* **Task goal**
Go through the lines below. Copy those with "stage".

* **Saved data entries**

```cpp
__device__ __forceinline__ bool chain_wait(const unsigned* flags, int nflags, unsigned epoch, const unsigned* one,
                                           unsigned one_epoch, unsigned* status, unsigned long long ticks) {
    const int lane = threadIdx.x & 63;
    const unsigned long long* f = reinterpret_cast<const unsigned long long*>(flags) + lane;
    unsigned long long t0 = 0;
    for (unsigned spins = 0;; ++spins) {
        unsigned long long v = ~0ull;
        unsigned w = ~0u;
        if (epoch > 0 && 2 * lane < nflags) v = __hip_atomic_load(f, __ATOMIC_RELAXED, __HIP_MEMORY_SCOPE_AGENT);
        if (one && lane == 0) w = __hip_atomic_load(one, __ATOMIC_RELAXED, __HIP_MEMORY_SCOPE_AGENT);
        if (__all((int)((unsigned)v >= epoch && (unsigned)(v >> 32) >= epoch && w >= one_epoch))) return true;
        if ((spins & 255u) == 255u && fsn_wait_give_up(status, spins, t0, ticks, 1u + epoch)) return false;
    }
}

typedef unsigned u32x4 __attribute__((ext_vector_type(4)));
__device__ __forceinline__ void chain_store16(const __amdgpu_buffer_rsrc_t& r, unsigned voff, unsigned soff, f32x4 v) {
    __builtin_amdgcn_raw_buffer_store_b128(__builtin_bit_cast(u32x4, v), r, voff, soff, 16);
}
template <int Q>
__device__ __forceinline__ float quad_bcast(float v) {
    return __builtin_bit_cast(float, __builtin_amdgcn_mov_dpp(__builtin_bit_cast(int, v), Q * 0x55, 0xf, 0xf, true));
}

template <int CH, int KS, bool SAVE = false, int CELL = 0>
__global__ __launch_bounds__(256, 1) void fb_chain_kernel(const ChainArgs a) {
    static_assert(!(SAVE && CELL != 0), "the training form is built for the LSTM cell");
    constexpr int CKC = CH / 16;
    constexpr int CNW = CH / 4;
    static_assert(CKC % 4 == 0 && CNW % 2 == 0 && CNW <= CFS, "hidden size: a multiple of 64, at most 512");
    constexpr int RTW = 4 / KS;
    constexpr int CW = CKC / KS;
    __shared__ f32x4 red[KS > 1 ? (KS - 1) * RTW * 64 : 1];

    const int stage = (int)blockIdx.x / CNW, j = (int)blockIdx.x % CNW;
    const int lane = threadIdx.x & 63, wave = __builtin_amdgcn_readfirstlane(threadIdx.x >> 6);
    const int rt = wave % RTW, kp = wave / RTW;
    const int lr = lane & 15, lq = lane >> 4, g = lr >> 2, ul = lr & 3;
    const int Tp = a.Tp, RT = a.RT;
    const bool active = rt < RT, owner = active && kp == 0;

    unsigned* fl0 = a.flags;
    unsigned* fl1 = a.flags + CREP * CFS;
    const int rep = j % CREP;

    const __amdgpu_buffer_rsrc_t r0 = __builtin_amdgcn_make_buffer_rsrc(a.hx0, 0, 0x7fffffff, 0x00020000);
    const __amdgpu_buffer_rsrc_t r1 = __builtin_amdgcn_make_buffer_rsrc(a.hx1, 0, 0x7fffffff, 0x00020000);
    const __amdgpu_buffer_rsrc_t rx = __builtin_amdgcn_make_buffer_rsrc(a.gx1, 0, 0x7fffffff, 0x00020000);
    const unsigned lane16 = (unsigned)lane * 16u;

    auto load_w = [&](const float* packed, f32x4 (&w)[CW]) {
        const float* wp = packed + ((size_t)(g * CKC + (j >> 2)) * CKC * 64 + lq * 16 + 4 * (j & 3) + ul) * 4;
#pragma unroll
        for (int q = 0; q < CW; ++q) w[q] = *reinterpret_cast<const f32x4*>(wp + (size_t)(kp * CW + q) * 256);
    };
    auto load_a = [&](f32x4 (&ar)[CW], const __amdgpu_buffer_rsrc_t& r, int ts) {
        const unsigned base = (unsigned)((((size_t)ts * RT + rt) * CKC + kp * CW) * 1024);
#pragma unroll
        for (int q = 0; q < CW; ++q)
            ar[q] = __builtin_bit_cast(f32x4, __builtin_amdgcn_raw_buffer_load_b128(r, lane16, base + q * 1024u, 16));
        __builtin_amdgcn_sched_barrier(0);
    };
    auto mac = [&](f32x4 acc, const f32x4 (&ar)[CW], const f32x4 (&w)[CW]) -> f32x4 {
#pragma unroll
        for (int q = 0; q < CW; ++q)
#pragma unroll
            for (int jj = 0; jj < 4; ++jj) acc = mfma16(ar[q][jj], w[q][jj], acc);
        return acc;
    };
    auto reduce = [&](f32x4 acc) -> f32x4 {
        if (KS > 1) {
            if (kp > 0) red[((kp - 1) * RTW + rt) * 64 + lane] = acc;
            __syncthreads();
            if (kp == 0) {
#pragma unroll
                for (int p = 1; p < KS; ++p) {
                    const f32x4 o = red[((p - 1) * RTW + rt) * 64 + lane];
                    acc = f32x4{acc[0] + o[0], acc[1] + o[1], acc[2] + o[2], acc[3] + o[3]};
                }
            }
        }
        return acc;
    };
    auto publish = [&](unsigned* flags, unsigned epoch) {
        asm volatile("s_waitcnt vmcnt(0)" ::: "memory");
        __syncthreads();
        if ((int)threadIdx.x < CREP)
            __hip_atomic_store(flags + (size_t)threadIdx.x * CFS + j, epoch, __ATOMIC_RELAXED, __HIP_MEMORY_SCOPE_AGENT);
    };
    auto quad_transpose = [&](const float (&v)[4]) -> f32x4 {
        f32x4 o;
#pragma unroll
        for (int u = 0; u < 4; ++u) {
            const float t0 = u == 0 ? quad_bcast<0>(v[0]) : u == 1 ? quad_bcast<1>(v[0]) : u == 2 ? quad_bcast<2>(v[0]) : quad_bcast<3>(v[0]);
            const float t1 = u == 0 ? quad_bcast<0>(v[1]) : u == 1 ? quad_bcast<1>(v[1]) : u == 2 ? quad_bcast<2>(v[1]) : quad_bcast<3>(v[1]);
            const float t2 = u == 0 ? quad_bcast<0>(v[2]) : u == 1 ? quad_bcast<1>(v[2]) : u == 2 ? quad_bcast<2>(v[2]) : quad_bcast<3>(v[2]);
            const float t3 = u == 0 ? quad_bcast<0>(v[3]) : u == 1 ? quad_bcast<1>(v[3]) : u == 2 ? quad_bcast<2>(v[3]) : quad_bcast<3>(v[3]);
            o[u] = ul == 0 ? t0 : ul == 1 ? t1 : ul == 2 ? t2 : t3;
        }
        return o;
    };
    const int hrow = 4 * lq + ul;
    auto cell = [&](f32x4 acc, float (&c)[4], float* gates_t, float* cseq_t) -> f32x4 {
        float act[4], hq[4];
        if constexpr (CELL == 1) {
#pragma unroll
            for (int i = 0; i < 4; ++i) {
                const float v = g < 2 ? sigmoid_f(acc[i]) : acc[i];
                const float z = __shfl(v, lane + 4, 64);
                const float nx = __shfl(v, lane + 8, 64);
                const float nh = __shfl(v, lane + 12, 64);
                const float n = tanhf(nx + v * nh);
                const float hn = n + z * (c[i] - n);
                c[i] = hn;
                hq[i] = hn;
            }
            return quad_transpose(hq);
        }
#pragma unroll
        for (int i = 0; i < 4; ++i) act[i] = g == 2 ? tanh_fast(acc[i]) : sigmoid_fast(acc[i]);
#pragma unroll
        for (int i = 0; i < 4; ++i) {
            const float fg = __shfl(act[i], lane + 4, 64);
            const float gg = __shfl(act[i], lane + 8, 64);
            const float og = __shfl(act[i], lane + 12, 64);
            const float cn = fg * c[i] + act[i] * gg;
            c[i] = cn;
            hq[i] = og * tanh_fast(cn);
        }
        if (SAVE) {
            const size_t row = (size_t)rt * 16 + hrow;
            *reinterpret_cast<f32x4*>(gates_t + row * (4 * CH) + g * CH + 4 * j) = quad_transpose(act);
            const f32x4 cv = quad_transpose(c);
            if (g == 0) *reinterpret_cast<f32x4*>(cseq_t + row * CH + 4 * j) = cv;
        }
        return quad_transpose(hq);
    };
    const unsigned hvoff = (unsigned)(((j & 3) * 16 + hrow) * 16);
    auto hsoff = [&](int t) { return (unsigned)((((size_t)t * RT + rt) * CKC + (j >> 2)) * 1024); };
    const unsigned gx1_wave = (unsigned)(((size_t)j * 4 + wave) * 1024);
    const unsigned gx1_step = (unsigned)CNW * 4096u;
    float c[4] = {0.f, 0.f, 0.f, 0.f};

    if (stage == 0) {
        f32x4 whh[CW], wih[CW], ar[CW];
        load_w(a.whh0_p, whh);
        load_w(a.wih1_p, wih);
        const float bias1 = a.b1[g * CH + 4 * j + ul];
        const float* gx0p = a.gx0 + ((size_t)(g * CKC + (j >> 2)) * 64 + lq * 16 + 4 * (j & 3) + ul) * 4 +
                            (size_t)rt * (4 * CKC) * 256;
        const size_t gx0_step = (size_t)RT * (4 * CKC) * 256;
        f32x4 gxn = f32x4{0.f, 0.f, 0.f, 0.f};
        if (owner) gxn = *reinterpret_cast<const f32x4*>(gx0p);
        for (int t = 0; t <= Tp; ++t) {
            f32x4 acc = gxn;
            if (owner && t + 1 < Tp) gxn = *reinterpret_cast<const f32x4*>(gx0p + (size_t)(t + 1) * gx0_step);
            if (t > 0) {
                if (wave == 0) (void)chain_wait(fl0 + rep * CFS, CNW, (unsigned)t, nullptr, 0, a.status, a.spin_ticks);
                __syncthreads();
                if (active) load_a(ar, r0, t - 1);
            }
            if (t < Tp) {
                if (active && t > 0) acc = mac(acc, ar, whh);
                acc = reduce(acc);
                if (owner) {
                    const f32x4 hv = cell(acc, c, SAVE ? a.gates0 + (size_t)t * a.Npad * 4 * CH : nullptr,
                                          SAVE ? a.cseq0 + (size_t)t * a.Npad * CH : nullptr);
                    if (g == 0) {
                        chain_store16(r0, hvoff, hsoff(t), hv);
                        if (SAVE) *reinterpret_cast<f32x4*>(a.hseq0 + ((size_t)t * a.Npad + rt * 16 + hrow) * CH + 4 * j) = hv;
                    }
                }
            }
            const bool proj = t > 0 && active;
            const float b = kp == 0 ? bias1 : 0.f;
            if (t < Tp) publish(fl0, (unsigned)t + 1);
            if (proj) {
                const f32x4 accx = mac(f32x4{b, b, b, b}, ar, wih);
                const unsigned so = (unsigned)(t - 1) * gx1_step + gx1_wave;
                asm volatile("buffer_store_dwordx4 %0, %1, %2, %3 offen sc1" ::"v"(accx), "v"(lane16), "s"(rx), "s"(so) : "memory");
            }
            if (t == Tp) publish(fl0, (unsigned)Tp + 2);
        }
        return;
    }

    f32x4 whh[CW], ar[CW];
    load_w(a.whh1_p, whh);
    for (int s = 0; s < Tp; ++s) {
        if (wave == 0)
            (void)chain_wait(fl1 + rep * CFS, CNW, (unsigned)s, fl0 + rep * CFS + j, (unsigned)s + 3, a.status, a.spin_ticks);
        __syncthreads();
        f32x4 acc = f32x4{0.f, 0.f, 0.f, 0.f};
        if (active) {
            acc = __builtin_bit_cast(f32x4, __builtin_amdgcn_raw_buffer_load_b128(rx, lane16, (unsigned)s * gx1_step + gx1_wave, 16));
            if (s > 0) {
                load_a(ar, r1, s - 1);
                acc = mac(acc, ar, whh);
            }
        }
        acc = reduce(acc);
        if (owner) {
            const f32x4 hv = cell(acc, c, SAVE ? a.gates1 + (size_t)s * a.Npad * 4 * CH : nullptr,
                                  SAVE ? a.cseq1 + (size_t)s * a.Npad * CH : nullptr);
            if (g == 0) {
                chain_store16(r1, hvoff, hsoff(s), hv);
                *reinterpret_cast<f32x4*>(a.hseq1 + ((size_t)s * a.Npad + rt * 16 + hrow) * CH + 4 * j) = hv;
            }
        }
        publish(fl1, (unsigned)s + 1);
    }
}

}

namespace {
template <int CH>
bool chain_grid_fits(int RT) {
    const unsigned grid = 2 * (CH / 4);
    const void *k, *ks;
    if (RT == 1) k = (const void*)fb_chain_kernel<CH, 4, false>, ks = (const void*)fb_chain_kernel<CH, 4, true>;
    else if (RT == 2) k = (const void*)fb_chain_kernel<CH, 2, false>, ks = (const void*)fb_chain_kernel<CH, 2, true>;
    else k = (const void*)fb_chain_kernel<CH, 1, false>, ks = (const void*)fb_chain_kernel<CH, 1, true>;
    const void* kg = RT == 1   ? (const void*)fb_chain_kernel<CH, 4, false, 1>
                     : RT == 2 ? (const void*)fb_chain_kernel<CH, 2, false, 1>
                               : (const void*)fb_chain_kernel<CH, 1, false, 1>;
    return fsn_grid_fits(k, 256, grid) && fsn_grid_fits(ks, 256, grid) && fsn_grid_fits(kg, 256, grid);
}
}
bool fsn_fb_chain_supported(int H, int Npad) {
    if ((H != 512 && H != 384) || Npad < 16 || Npad > 64 || Npad % 16 != 0) return false;
    if (!fsn_persistent_allowed()) return false;
    return H == 512 ? chain_grid_fits<512>(Npad / 16) : chain_grid_fits<384>(Npad / 16);
}
int fsn_fb_chain_max_steps() { return (int)(0x7fffffffu / ((unsigned)(CHMAX / 4) * 4096u)); }
size_t fsn_fb_chain_exchange_floats(int Tp, int Npad) {
    return (size_t)2 * Tp * Npad * CHMAX + (size_t)Tp * (CHMAX / 4) * 1024;
}
size_t fsn_fb_chain_flag_words() { return (size_t)2 * CREP * CFS + 16; }
size_t fsn_fb_chain_status_word() { return (size_t)2 * CREP * CFS; }

namespace {
template <int CH, bool SAVE, int CELL = 0>
void chain_launch(const ChainArgs& a, hipStream_t s) {
    const dim3 grid(2 * (CH / 4)), block(256);
    if (a.RT == 1) FSN_PERSIST_LAUNCH((fb_chain_kernel<CH, 4, SAVE, CELL>), grid, block, s, a);
    else if (a.RT == 2) FSN_PERSIST_LAUNCH((fb_chain_kernel<CH, 2, SAVE, CELL>), grid, block, s, a);
    else FSN_PERSIST_LAUNCH((fb_chain_kernel<CH, 1, SAVE, CELL>), grid, block, s, a);
}
}

int fsn_launch_fb_chain(const float* gx0, const float* whh0_p, const float* wih1_p, const float* whh1_p, const float* b1,
                        float* exchange, unsigned* flags, float* hseq1, int Tp, int Npad, int H, hipStream_t s,
                        float* hseq0, float* save0, float* save1, int cell) {
    if (!fsn_fb_chain_supported(H, Npad) || Tp < 1 || Tp > fsn_fb_chain_max_steps()) {
        fsn_set_error("fb_chain: built for H = 384 / 512, at most 64 rows and 4095 steps");
        return FSN_ERR_ARG;
    }
    const bool save = hseq0 || save0 || save1;
    if (cell != 0 && (cell != 1 || save)) {
        fsn_set_error("fb_chain: cell 0 (LSTM) or 1 (GRU as a four-gate cell, inference form only)");
        return FSN_ERR_ARG;
    }
    if (save && !(hseq0 && save0 && save1)) {
        fsn_set_error("fb_chain: the training form needs hseq0, save0 and save1");
        return FSN_ERR_ARG;
    }
    if (fsn_launch_zero_words(flags, fsn_fb_chain_flag_words(), s) != FSN_OK) return FSN_ERR_LAUNCH;
    ChainArgs a{};
    a.gx0 = gx0;
    a.whh0_p = whh0_p;
    a.wih1_p = wih1_p;
    a.whh1_p = whh1_p;
    a.b1 = b1;
    a.hx0 = exchange;
    a.hx1 = exchange + (size_t)Tp * Npad * H;
    a.gx1 = exchange + (size_t)2 * Tp * Npad * H;
    a.hseq1 = hseq1;
    a.hseq0 = hseq0;
    a.gates0 = save0;
    a.cseq0 = save0 ? save0 + (size_t)Tp * Npad * 4 * H : nullptr;
    a.gates1 = save1;
    a.cseq1 = save1 ? save1 + (size_t)Tp * Npad * 4 * H : nullptr;
    a.flags = flags;
    a.status = flags + fsn_fb_chain_status_word();
    a.spin_ticks = fsn_spin_ticks();
    a.Tp = Tp;
    a.RT = Npad / 16;
    a.Npad = Npad;
    if (H == 512) {
        if (cell) chain_launch<512, false, 1>(a, s);
        else if (save) chain_launch<512, true>(a, s);
        else chain_launch<512, false>(a, s);
    } else {
        if (cell) chain_launch<384, false, 1>(a, s);
        else if (save) chain_launch<384, true>(a, s);
        else chain_launch<384, false>(a, s);
    }
    return fsn_check_launch("fb_chain_kernel");
}
```

Before: 148,600.

## Pipeline row tiles through the two-layer chain with per-tile flags

For three or four row tiles, the chained two-layer recurrent kernel now uses a tile-rotating variant. Each wave owns one tile's cell update and publishes flags for that tile alone, so the next tile's wait and loads overlap the current tile's compute. The K split is reduced through shared memory with double buffering, and the layer-1 input projection is computed inside the layer-0 loop. The cell code is hoisted into a shared device function, and the flag array grows to hold per-tile flags. This adds more fine-grained synchronization and more complex slot bookkeeping.

```diff
diff --git a/fullsubnet_amd/csrc/fb_chain_kernels.hip b/fullsubnet_amd/csrc/fb_chain_kernels.hip
--- a/fullsubnet_amd/csrc/fb_chain_kernels.hip
+++ b/fullsubnet_amd/csrc/fb_chain_kernels.hip
@@ -5,6 +5,7 @@
 constexpr int CHMAX = 512;
 constexpr int CFS = CHMAX / 4;
 constexpr int CREP = 16;
+constexpr int CTILES = 4;
 
 struct ChainArgs {
     const float* gx0;
@@ -51,6 +52,57 @@
     return __builtin_bit_cast(float, __builtin_amdgcn_mov_dpp(__builtin_bit_cast(int, v), Q * 0x55, 0xf, 0xf, true));
 }
 
+__device__ __forceinline__ f32x4 chain_quad_transpose(const float (&v)[4], int ul) {
+    f32x4 o;
+#pragma unroll
+    for (int u = 0; u < 4; ++u) {
+        const float t0 = u == 0 ? quad_bcast<0>(v[0]) : u == 1 ? quad_bcast<1>(v[0]) : u == 2 ? quad_bcast<2>(v[0]) : quad_bcast<3>(v[0]);
+        const float t1 = u == 0 ? quad_bcast<0>(v[1]) : u == 1 ? quad_bcast<1>(v[1]) : u == 2 ? quad_bcast<2>(v[1]) : quad_bcast<3>(v[1]);
+        const float t2 = u == 0 ? quad_bcast<0>(v[2]) : u == 1 ? quad_bcast<1>(v[2]) : u == 2 ? quad_bcast<2>(v[2]) : quad_bcast<3>(v[2]);
+        const float t3 = u == 0 ? quad_bcast<0>(v[3]) : u == 1 ? quad_bcast<1>(v[3]) : u == 2 ? quad_bcast<2>(v[3]) : quad_bcast<3>(v[3]);
+        o[u] = ul == 0 ? t0 : ul == 1 ? t1 : ul == 2 ? t2 : t3;
+    }
+    return o;
+}
+
+template <int CH, bool SAVE, int CELL>
+__device__ __forceinline__ f32x4 chain_cell(f32x4 acc, float (&c)[4], float* gates_t, float* cseq_t, int rt, int j, int lane) {
+    const int lr = lane & 15, lq = lane >> 4, g = lr >> 2, ul = lr & 3;
+    float act[4], hq[4];
+    if constexpr (CELL == 1) {
+#pragma unroll
+        for (int i = 0; i < 4; ++i) {
+            const float v = g < 2 ? sigmoid_f(acc[i]) : acc[i];
+            const float z = __shfl(v, lane + 4, 64);
+            const float nx = __shfl(v, lane + 8, 64);
+            const float nh = __shfl(v, lane + 12, 64);
+            const float n = tanhf(nx + v * nh);
+            const float hn = n + z * (c[i] - n);
+            c[i] = hn;
+            hq[i] = hn;
+        }
+        return chain_quad_transpose(hq, ul);
+    }
+#pragma unroll
+    for (int i = 0; i < 4; ++i) act[i] = g == 2 ? tanh_fast(acc[i]) : sigmoid_fast(acc[i]);
+#pragma unroll
+    for (int i = 0; i < 4; ++i) {
+        const float fg = __shfl(act[i], lane + 4, 64);
+        const float gg = __shfl(act[i], lane + 8, 64);
+        const float og = __shfl(act[i], lane + 12, 64);
+        const float cn = fg * c[i] + act[i] * gg;
+        c[i] = cn;
+        hq[i] = og * tanh_fast(cn);
+    }
+    if (SAVE) {
+        const size_t row = (size_t)rt * 16 + 4 * lq + ul;
+        *reinterpret_cast<f32x4*>(gates_t + row * (4 * CH) + g * CH + 4 * j) = chain_quad_transpose(act, ul);
+        const f32x4 cv = chain_quad_transpose(c, ul);
+        if (g == 0) *reinterpret_cast<f32x4*>(cseq_t + row * CH + 4 * j) = cv;
+    }
+    return chain_quad_transpose(hq, ul);
+}
+
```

* **Answer to this problem**
    const int stage = (int)blockIdx.x / CNW, j = (int)blockIdx.x % CNW;
    if (stage == 0) {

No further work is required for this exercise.